Looking at the listing below, work out the number of lines where the string "False" shows up, and give that number only.

*Source information:*
————
@@ -402,6 +481,10 @@
             dwd = sink.wgrad(P[9], xs, dtd, 1, 1, 1, 0) if xs is not None else sink.wgrad(P[9], x, dtd, 1, 1, stride, 0)
             dx = K.conv_dgrad(dy1, k1, x.shape, 1, 0, pre=pre1, wprep=w1p)
             dx = K.conv_dgrad(dtd, kd, x.shape, stride, 0, res=dx, out=dx)
+        elif bn3_src is not None and not _bn3_observed(x):
+            dx, slab_up = K.conv_dgrad(dy1, k1, x.shape, 1, 0, res=gres.view(x.shape), res_mask=gres_mask, pre=pre1,
+                                       wprep=w1p, bn_bits=bn3_src)
+            _bn3_put(_BN3_BWD, dx, (slab_up,))
         else:
             dx = K.conv_dgrad(dy1, k1, x.shape, 1, 0, res=gres.view(x.shape), res_mask=gres_mask, pre=pre1,
                               wprep=w1p)
diff --git a/pytorch_distributed_nn_amd/ops/kernels.py b/pytorch_distributed_nn_amd/ops/kernels.py
--- a/pytorch_distributed_nn_amd/ops/kernels.py
+++ b/pytorch_distributed_nn_amd/ops/kernels.py
@@ -276,10 +276,19 @@
     return tuple(ptr(v) for v in (t, mean, inv, gamma, dg, db, dt_out))
 
 
-def conv1x1_panel(x2d, w2d, want_stats=False, res=None, bn=None, res_mask=None, out=None, pre=None, pro=None):
+def conv1x1_panel(x2d, w2d, want_stats=False, res=None, bn=None, res_mask=None, out=None, pre=None, pro=None,
+                  bn_bits=None):
     P, Kc = x2d.shape
     N = w2d.shape[0]
     y = out if out is not None else torch.empty(P, N, device=x2d.device, dtype=BF16)
+    if bn_bits is not None:
+        _chk(bn is None and pro is None and not want_stats, "conv1x1_panel: bn_bits excludes bn / pro / want_stats")
+        t, mean, inv, bits = bn_bits
+        slab = stat_bins(N, x2d.device)
+        call("pdnn_conv1x1_wide_bnbits" if Kc >= 256 else "pdnn_conv1x1_panel_bnbits", ptr(x2d), ptr(w2d), ptr(y), P,
+             Kc, N, ptr(slab), ptr(res), ptr(res_mask), ptr(t), ptr(mean), ptr(inv), ptr(bits), *_pre_args(pre, x2d),
+             stream())
+        return y, slab
     slab = None
     t = mean = inv = msc = msh = None
     if want_stats or bn is not None:
@@ -367,6 +376,27 @@
             or (_panel_dgrad_k(K) and _panel_ok(N * Ho * Wo, K, C, R, S, st, pad)))
 
 
+def dgrad_bn_bits_ok(dy_shape, w_shape, st, pad):
+    N, Ho, Wo, K = dy_shape
+    Kw, R, S, C = w_shape
+    P = N * Ho * Wo
+    return bool(_panel_dgrad_k(K) and _panel_ok(P, K, C, R, S, st, pad)
+                and lib().pdnn_conv1x1_bnbits_supported(P, K, C) == 1)
+
+
+def _bn_bits_args(bn_bits, L, C, name):
+    _chk(len(bn_bits) == 4, f"{name}: bn_bits = (t, mean, invstd, bits)")
+    t, mean, inv, bits = bn_bits
+    _bn_c(C, name)
+    _bf16_c(t, f"{name}: bn_bits t")
+    _chk(t.numel() == L * C and t.shape[-1] == C, f"{name}: bn_bits t must be [{L}][{C}]")
+    _bn_vec(mean, C, f"{name}: bn_bits mean")
+    _bn_vec(inv, C, f"{name}: bn_bits invstd")
+    _chk(bits is not None and bits.dtype == torch.uint8 and bits.is_cuda and bits.is_contiguous()
+         and bits.numel() * 8 == L * C, f"{name}: bn_bits bits must be bn_apply's uint8 [{L}][{C // 8}] sign bits")
+    return t.view(-1, C), mean, inv, bits
+
+
 def dgrad_weight(dy_shape, w, x_shape, st, pad):
     N, Ho, Wo, K = dy_shape
     _, H, W, C = x_shape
————
*Result of this task:* 2